About this task. Give the number of lines in the data that hold the string "long". Nothing else is needed.

Dataset entries.
..............................

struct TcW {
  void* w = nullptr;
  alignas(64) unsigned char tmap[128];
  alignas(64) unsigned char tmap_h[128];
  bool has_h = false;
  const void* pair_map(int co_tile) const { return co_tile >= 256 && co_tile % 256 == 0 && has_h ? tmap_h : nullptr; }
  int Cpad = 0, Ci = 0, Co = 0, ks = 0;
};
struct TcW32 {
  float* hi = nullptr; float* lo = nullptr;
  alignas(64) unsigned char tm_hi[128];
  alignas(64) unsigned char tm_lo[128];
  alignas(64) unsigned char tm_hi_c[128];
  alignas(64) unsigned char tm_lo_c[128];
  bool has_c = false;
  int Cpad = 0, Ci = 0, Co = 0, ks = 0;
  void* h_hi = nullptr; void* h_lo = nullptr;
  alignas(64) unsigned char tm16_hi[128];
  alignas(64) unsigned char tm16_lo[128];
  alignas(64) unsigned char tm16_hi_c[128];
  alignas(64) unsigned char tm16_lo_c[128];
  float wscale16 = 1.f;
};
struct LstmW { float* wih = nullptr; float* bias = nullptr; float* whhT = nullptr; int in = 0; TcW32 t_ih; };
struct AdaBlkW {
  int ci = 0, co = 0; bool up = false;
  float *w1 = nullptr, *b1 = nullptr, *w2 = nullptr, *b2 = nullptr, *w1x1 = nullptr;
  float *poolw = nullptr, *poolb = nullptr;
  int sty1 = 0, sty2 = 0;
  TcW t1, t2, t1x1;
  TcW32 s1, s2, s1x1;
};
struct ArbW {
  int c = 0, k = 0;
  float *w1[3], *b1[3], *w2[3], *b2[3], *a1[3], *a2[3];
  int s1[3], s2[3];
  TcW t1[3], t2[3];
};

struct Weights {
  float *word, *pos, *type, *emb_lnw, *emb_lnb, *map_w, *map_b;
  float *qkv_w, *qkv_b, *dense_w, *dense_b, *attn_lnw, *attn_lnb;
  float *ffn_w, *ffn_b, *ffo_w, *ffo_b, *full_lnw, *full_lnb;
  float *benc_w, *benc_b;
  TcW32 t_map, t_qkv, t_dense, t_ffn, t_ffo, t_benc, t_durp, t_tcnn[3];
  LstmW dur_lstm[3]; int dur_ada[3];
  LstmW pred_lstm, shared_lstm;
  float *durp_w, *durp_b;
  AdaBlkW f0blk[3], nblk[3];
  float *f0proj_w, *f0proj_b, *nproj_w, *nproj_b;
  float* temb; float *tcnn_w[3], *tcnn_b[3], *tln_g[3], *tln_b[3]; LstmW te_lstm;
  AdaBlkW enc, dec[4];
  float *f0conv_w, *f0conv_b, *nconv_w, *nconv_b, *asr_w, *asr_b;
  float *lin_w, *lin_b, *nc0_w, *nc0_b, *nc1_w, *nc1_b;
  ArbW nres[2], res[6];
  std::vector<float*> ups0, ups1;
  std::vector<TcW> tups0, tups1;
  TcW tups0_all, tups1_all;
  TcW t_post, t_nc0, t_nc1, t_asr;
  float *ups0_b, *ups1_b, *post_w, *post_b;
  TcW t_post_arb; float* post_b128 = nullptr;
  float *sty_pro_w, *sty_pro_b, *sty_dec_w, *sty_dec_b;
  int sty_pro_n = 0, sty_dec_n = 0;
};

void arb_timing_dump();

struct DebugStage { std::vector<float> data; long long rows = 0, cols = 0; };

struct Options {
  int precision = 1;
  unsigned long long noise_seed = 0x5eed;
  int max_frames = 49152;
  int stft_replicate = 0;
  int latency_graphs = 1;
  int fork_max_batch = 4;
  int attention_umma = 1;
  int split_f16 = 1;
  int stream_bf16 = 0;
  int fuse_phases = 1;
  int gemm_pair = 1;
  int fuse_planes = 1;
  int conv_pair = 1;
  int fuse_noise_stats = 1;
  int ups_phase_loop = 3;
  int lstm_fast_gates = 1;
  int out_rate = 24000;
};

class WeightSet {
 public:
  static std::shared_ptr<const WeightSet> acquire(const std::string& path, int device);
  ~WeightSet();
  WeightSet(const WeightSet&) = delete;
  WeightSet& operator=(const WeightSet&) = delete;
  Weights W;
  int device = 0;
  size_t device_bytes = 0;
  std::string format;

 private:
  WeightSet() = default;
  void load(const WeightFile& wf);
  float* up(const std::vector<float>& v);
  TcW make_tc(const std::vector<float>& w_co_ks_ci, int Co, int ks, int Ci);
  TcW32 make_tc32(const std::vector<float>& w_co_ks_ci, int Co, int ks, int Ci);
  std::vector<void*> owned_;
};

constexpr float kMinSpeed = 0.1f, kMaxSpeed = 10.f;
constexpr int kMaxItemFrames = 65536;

..............................

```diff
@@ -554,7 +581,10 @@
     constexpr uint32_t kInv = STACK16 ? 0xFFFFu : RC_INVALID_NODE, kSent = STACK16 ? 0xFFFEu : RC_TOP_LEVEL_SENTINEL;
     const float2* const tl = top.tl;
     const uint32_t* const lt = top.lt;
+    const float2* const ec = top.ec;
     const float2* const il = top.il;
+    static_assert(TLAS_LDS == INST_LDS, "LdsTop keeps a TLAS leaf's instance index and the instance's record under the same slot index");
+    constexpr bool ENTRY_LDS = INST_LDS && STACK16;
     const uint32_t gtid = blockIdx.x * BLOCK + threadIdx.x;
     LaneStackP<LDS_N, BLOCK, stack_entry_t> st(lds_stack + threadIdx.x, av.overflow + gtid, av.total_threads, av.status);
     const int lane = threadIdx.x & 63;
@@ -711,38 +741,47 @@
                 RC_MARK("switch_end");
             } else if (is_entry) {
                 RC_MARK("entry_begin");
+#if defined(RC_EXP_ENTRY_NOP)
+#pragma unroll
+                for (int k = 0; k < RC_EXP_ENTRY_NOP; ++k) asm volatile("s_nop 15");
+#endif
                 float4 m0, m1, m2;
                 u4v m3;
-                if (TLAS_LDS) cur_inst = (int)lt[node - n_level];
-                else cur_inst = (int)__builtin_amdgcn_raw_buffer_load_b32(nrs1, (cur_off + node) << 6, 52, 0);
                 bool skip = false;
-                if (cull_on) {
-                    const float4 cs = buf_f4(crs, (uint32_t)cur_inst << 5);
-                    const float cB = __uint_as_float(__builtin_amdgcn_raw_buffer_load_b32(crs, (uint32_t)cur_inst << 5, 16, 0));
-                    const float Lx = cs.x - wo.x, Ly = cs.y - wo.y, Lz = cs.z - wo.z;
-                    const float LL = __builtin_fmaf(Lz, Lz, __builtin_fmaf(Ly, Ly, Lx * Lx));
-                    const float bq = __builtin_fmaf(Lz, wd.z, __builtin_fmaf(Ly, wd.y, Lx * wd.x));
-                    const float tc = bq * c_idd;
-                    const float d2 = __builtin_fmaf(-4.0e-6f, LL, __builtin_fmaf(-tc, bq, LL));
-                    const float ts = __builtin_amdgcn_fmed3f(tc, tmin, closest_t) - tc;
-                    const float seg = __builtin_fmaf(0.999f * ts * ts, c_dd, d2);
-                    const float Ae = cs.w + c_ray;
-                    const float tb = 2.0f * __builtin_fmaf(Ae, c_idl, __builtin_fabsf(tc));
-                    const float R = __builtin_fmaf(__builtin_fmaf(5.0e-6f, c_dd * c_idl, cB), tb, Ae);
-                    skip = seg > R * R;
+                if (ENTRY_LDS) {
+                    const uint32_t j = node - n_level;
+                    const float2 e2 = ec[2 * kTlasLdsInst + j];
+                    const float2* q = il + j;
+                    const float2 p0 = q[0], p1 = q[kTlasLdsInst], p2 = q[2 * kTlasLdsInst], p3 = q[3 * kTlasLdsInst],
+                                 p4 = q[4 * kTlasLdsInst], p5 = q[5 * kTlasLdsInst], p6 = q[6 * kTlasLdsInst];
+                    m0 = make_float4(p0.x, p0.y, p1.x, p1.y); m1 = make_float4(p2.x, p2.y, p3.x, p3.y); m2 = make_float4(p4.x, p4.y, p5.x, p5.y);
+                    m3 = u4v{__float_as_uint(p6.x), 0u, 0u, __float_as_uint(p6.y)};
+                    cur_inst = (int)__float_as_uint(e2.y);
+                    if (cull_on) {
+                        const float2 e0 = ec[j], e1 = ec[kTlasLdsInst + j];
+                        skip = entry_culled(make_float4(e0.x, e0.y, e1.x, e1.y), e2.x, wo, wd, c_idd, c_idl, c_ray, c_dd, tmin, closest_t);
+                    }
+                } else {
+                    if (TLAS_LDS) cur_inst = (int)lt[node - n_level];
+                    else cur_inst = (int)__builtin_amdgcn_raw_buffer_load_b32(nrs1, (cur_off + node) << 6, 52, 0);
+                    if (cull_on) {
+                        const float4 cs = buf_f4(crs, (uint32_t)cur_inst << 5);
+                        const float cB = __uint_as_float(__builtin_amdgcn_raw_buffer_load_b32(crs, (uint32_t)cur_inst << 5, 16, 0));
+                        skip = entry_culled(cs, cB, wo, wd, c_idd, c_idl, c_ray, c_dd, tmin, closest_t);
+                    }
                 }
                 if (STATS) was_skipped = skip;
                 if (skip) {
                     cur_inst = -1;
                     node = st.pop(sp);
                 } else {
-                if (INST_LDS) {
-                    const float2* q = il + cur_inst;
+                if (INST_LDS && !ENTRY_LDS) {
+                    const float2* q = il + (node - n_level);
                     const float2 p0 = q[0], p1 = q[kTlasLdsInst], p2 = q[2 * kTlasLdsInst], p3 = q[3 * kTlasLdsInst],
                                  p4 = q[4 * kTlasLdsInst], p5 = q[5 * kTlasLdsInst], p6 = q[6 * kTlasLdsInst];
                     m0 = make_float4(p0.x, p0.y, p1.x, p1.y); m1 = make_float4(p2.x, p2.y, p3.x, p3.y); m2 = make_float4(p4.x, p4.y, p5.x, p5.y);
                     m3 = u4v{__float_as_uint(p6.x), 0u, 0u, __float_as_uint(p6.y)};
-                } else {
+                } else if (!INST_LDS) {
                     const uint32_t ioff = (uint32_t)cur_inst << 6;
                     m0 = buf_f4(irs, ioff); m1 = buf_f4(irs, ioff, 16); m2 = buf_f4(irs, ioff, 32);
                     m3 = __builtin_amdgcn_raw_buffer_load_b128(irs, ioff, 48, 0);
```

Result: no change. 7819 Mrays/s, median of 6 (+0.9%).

..............................

Reply to the exercise. 2